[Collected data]
**********

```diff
-    __device__ static __forceinline__ void of_lane(int lane, int& idx, int& t) {
-        t = lane < N0 ? 0 : (lane < N0 + N1 ? 1 : 2);
-        idx = lane < N0 ? lane : (lane < N0 + N1 ? lane - N0 : (lane < N0 + N1 + N2 ? lane - N0 - N1 : 0));
-    }
-};
-template <int NK>
-__device__ __forceinline__ double kl_matvec_cols(const kl_lds* Mst, const kl_lds* b, kl_lds* psum, int lane) {
-    using P = KsPieces<NK>;
-    int idx, t;
-    P::of_lane(lane, idx, t);
-    const int k0 = P::CH * t, c = k0 + idx;
-    const kl_lds* mp = Mst + k0 * KL_LD + c;
-    const kl_lds* bp = b + k0;
-    double mv[P::CH], bv[P::CH];
-#pragma unroll
-    for (int j = 0; j < P::CH; ++j) mv[j] = mp[j * KL_LD], bv[j] = bp[j];
-    double s0 = 0, s1 = 0, s2 = 0;
-#pragma unroll
-    for (int j = 0; j < P::CH; ++j) {
-        if (j % 3 == 0) s0 += mv[j] * bv[j];
-        if (j % 3 == 1) s1 += mv[j] * bv[j];
-        if (j % 3 == 2) s2 += mv[j] * bv[j];
-    }
-    psum[lane] = (s0 + s1) + s2;
-    kl_sync();
-    const int cc = lane < NK ? lane : 0;
-    double r = psum[cc];
-    if (P::N1 > 0) r += cc >= P::CH ? psum[P::N0 + cc - P::CH] : 0.0;
-    if (P::N2 > 0) r += cc >= 2 * P::CH ? psum[P::N0 + P::N1 + cc - 2 * P::CH] : 0.0;
-    return r;
-}
-template <int NK>
-__device__ __forceinline__ double kl_matvec_rows(const kl_lds* Mst, const kl_lds* b, kl_lds* psum, int lane) {
-    using P = KsPieces<NK>;
-    int idx, t;
-    P::of_lane(lane, idx, t);
-    const int k0 = NK - P::CH * (t + 1);
-    const kl_lds* mp = Mst + idx * KL_LD + k0;
-    const kl_lds* bp = b + k0;
-    double mv[P::CH], bv[P::CH];
-#pragma unroll
-    for (int j = 0; j < P::CH; ++j) mv[j] = mp[j], bv[j] = bp[j];
-    double s0 = 0, s1 = 0, s2 = 0;
-#pragma unroll
-    for (int j = 0; j < P::CH; ++j) {
-        if (j % 3 == 0) s0 += mv[j] * bv[j];
-        if (j % 3 == 1) s1 += mv[j] * bv[j];
-        if (j % 3 == 2) s2 += mv[j] * bv[j];
-    }
-    psum[lane] = (s0 + s1) + s2;
-    kl_sync();
-    const int rr = lane < NK ? lane : 0;
-    double r = psum[rr];
-    if (P::N1 > 0) r += rr < P::N1 ? psum[P::N0 + rr] : 0.0;
-    if (P::N2 > 0) r += rr < P::N2 ? psum[P::N0 + P::N1 + rr] : 0.0;
-    return r;
-}
+#include "knot_subst.h"
 
 template <int NK>
 struct KsLayout {
@@ -88,10 +24,13 @@
     const int tid = threadIdx.x, nj = d.nj, mid = twist_mid(nj);
     const int nl = mid, nr = nj - 1 - mid, SF = nl > nr ? nl : nr;
     const int nsteps = 2 * SF + 1;
+    constexpr bool FWD = QP_FWD_IN_FACTOR && kl_fused_path(NK);
+    const bool bwd_only = FWD && so.rhs_mode == 3;
+    const int s_first = bwd_only ? SF + 1 : 0;
     lds += KS::LEAD;
     kl_lds* vec = (kl_lds*)(lds + QP_STAGE_BUFS * STG);
     kl_lds* small = vec + ((nj * NK + 1) & ~1);
-    if (so.rhs_mode) {
+    if (FWD ? so.rhs_mode == 1 || so.rhs_mode == 2 : so.rhs_mode != 0) {
         constexpr int nu = NK / 3;
         const int oq = so.oq;
         const size_t ncp = (size_t)(NK / 9) * oq;
@@ -147,6 +86,7 @@
     }
     for (int i = tid; i < KS::LEAD + QP_STAGE_BUFS * STG; i += QP_THREADS) (lds - KS::LEAD)[i] = 0.0;
     __syncthreads();
+    if (bwd_only && tid < NK) small[KS_VPAD + 2 * KS_VLEN + tid] = small[KS_VPAD + 5 * KS_VLEN + tid] = vec[mid * NK + tid];
     auto stage = [&](int s, double* buf) {
         const int jl = left_j(s), jr = right_j(s);
         const double* srcl = w.Lf + (size_t)(jl >= 0 ? jl : 0) * KF_STRIDE(NK);
@@ -184,7 +124,7 @@
         }
     };
     if (ROLE == 1)
-        for (int s0 = 0; s0 < QP_STAGE_BUFS - 1 && s0 < nsteps; ++s0) stage(s0, lds + s0 * STG);
+        for (int s0 = s_first; s0 < s_first + QP_STAGE_BUFS - 1 && s0 < nsteps; ++s0) stage(s0, lds + (bwd_only ? s0 % QP_STAGE_BUFS : s0) * STG);
     __syncthreads();
     const int wave = ROLE == 0 ? (tid >> 6) & 1 : 2, r = tid & 63;
     const bool act = r < NK;
@@ -206,7 +146,7 @@
         }
     };
     double cf0, cf1, cf2;
-    step_coef(0, cf0, cf1, cf2);
+    step_coef(s_first, cf0, cf1, cf2);
 #ifdef QP_SOLVE_TIMERS
     long long st_ = wall_clock64();
 #define SOLVE_T(slot)                                                              \
@@ -223,13 +163,13 @@
         constexpr int R = QP_STAGE_REGS > 0 ? QP_STAGE_REGS : 1;
         double tq[R][MAXE];
 #pragma unroll
-        for (int k = 0; k < R; ++k) stage_load(QP_STAGE_BUFS - 1 + k, tq[k]);
+        for (int k = 0; k < R; ++k) stage_load(s_first + QP_STAGE_BUFS - 1 + k, tq[k]);
         int dsto[MAXE];
 #pragma unroll
         for (int u = 0; u < MAXE; ++u) dsto[u] = doff[u] >= 0 ? doff[u] : KL_LD - 1;
         typedef __attribute__((address_space(1))) const double gdbl;
         double nq[R][MAXE];
-        int s = 0;
+        int s = s_first;
         for (; s + 2 * R + QP_STAGE_BUFS - 1 <= nsteps; s += R) {
 #pragma unroll
             for (int k = 0; k < R; ++k) {
@@ -265,7 +205,7 @@
             }
         }
     } else
-    for (int s = 0; s < nsteps; ++s) {
+    for (int s = s_first; s < nsteps; ++s) {
         SOLVE_T(26);
         const double e0 = cf0, e1 = cf1, e2 = cf2;
         step_coef(s + 1, cf0, cf1, cf2);
@@ -289,13 +229,7 @@
                     coupling_coef(w, mid + 1, -1, rr, e0, e1, e2);
                     v -= e0 * V1[g3] + e1 * V1[g3 + 1] + e2 * V1[g3 + 2];
                 }
-                A0[rs] = v;
-                kl_sync();
-                const double z = Mst[SM + rr] * kl_matvec_cols<NK>(Mst, A0, ps, r);
-                Z0[rs] = z;
-                kl_sync();
-                const double x = kl_matvec_rows<NK>(Mst, Z0, ps, r);
-                kl_sync();
+                const double x = ks_step_middle<NK>(Mst, Mst + SM + rr, v, A0, Z0, ps, r, rs, [] { kl_sync(); });
                 V0[rs] = x, V1[rs] = x;
                 if (act) vec[mid * NK + r] = x;
             }
@@ -308,30 +242,12 @@
                 kl_lds* ps = (kl_lds*)small + 6 * KS_VLEN + (wave == 0 ? 0 : 64);
                 const double dinv = Mst[SM + rr];
                 if (fwd) {
-                    double v = vec[jb * NK + rr];
                     const bool has_prev = wave == 0 ? jb > 0 : jb + 1 < nj;
-                    if (has_prev) v -= e0 * V[g3] + e1 * V[g3 + 1] + e2 * V[g3 + 2];
-                    kl_sync();
-                    A[rs] = v;
-                    kl_sync();
-                    const double z = dinv * kl_matvec_cols<NK>(Mst, A, ps, r);
-                    Z[rs] = z;
-                    if (act) vec[jb * NK + r] = z;
-                    kl_sync();
-                    const double vj = kl_matvec_rows<NK>(Mst, Z, ps, r);
-                    kl_sync();
-                    V[rs] = vj;
+                    ks_step_forward<NK>(Mst, dinv, vec[jb * NK + rr], has_prev, e0, e1, e2, A, Z, V, ps, r, g3, rs, [] { kl_sync(); }, [&](double z) {
+                        if (act) vec[jb * NK + r] = z;
+                    });
                 } else {
-                    const double wv = e0 * V[g3] + e1 * V[g3 + 1] + e2 * V[g3 + 2];
-                    kl_sync();
-                    A[rs] = wv;
-                    kl_sync();
-                    const double u = vec[jb * NK + rr] - dinv * kl_matvec_cols<NK>(Mst, A, ps, r);
-                    Z[rs] = u;
-                    kl_sync();
-                    const double x = kl_matvec_rows<NK>(Mst, Z, ps, r);
-                    kl_sync();
-                    V[rs] = x;
+                    const double x = ks_step_backward<NK>(Mst, dinv, vec + jb * NK + rr, e0, e1, e2, A, Z, V, ps, r, g3, rs, [] { kl_sync(); });
                     if (act) vec[jb * NK + r] = x;
                 }
             }
```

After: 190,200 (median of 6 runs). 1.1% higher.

**********

◆ To do: In the records above, collect each line with "lane".

◆ Result for this exercise:
-    __device__ static __forceinline__ void of_lane(int lane, int& idx, int& t) {
-        t = lane < N0 ? 0 : (lane < N0 + N1 ? 1 : 2);
-        idx = lane < N0 ? lane : (lane < N0 + N1 ? lane - N0 : (lane < N0 + N1 + N2 ? lane - N0 - N1 : 0));
-__device__ __forceinline__ double kl_matvec_cols(const kl_lds* Mst, const kl_lds* b, kl_lds* psum, int lane) {
-    P::of_lane(lane, idx, t);
-    psum[lane] = (s0 + s1) + s2;
-    const int cc = lane < NK ? lane : 0;
-__device__ __forceinline__ double kl_matvec_rows(const kl_lds* Mst, const kl_lds* b, kl_lds* psum, int lane) {
-    P::of_lane(lane, idx, t);
-    psum[lane] = (s0 + s1) + s2;
-    const int rr = lane < NK ? lane : 0;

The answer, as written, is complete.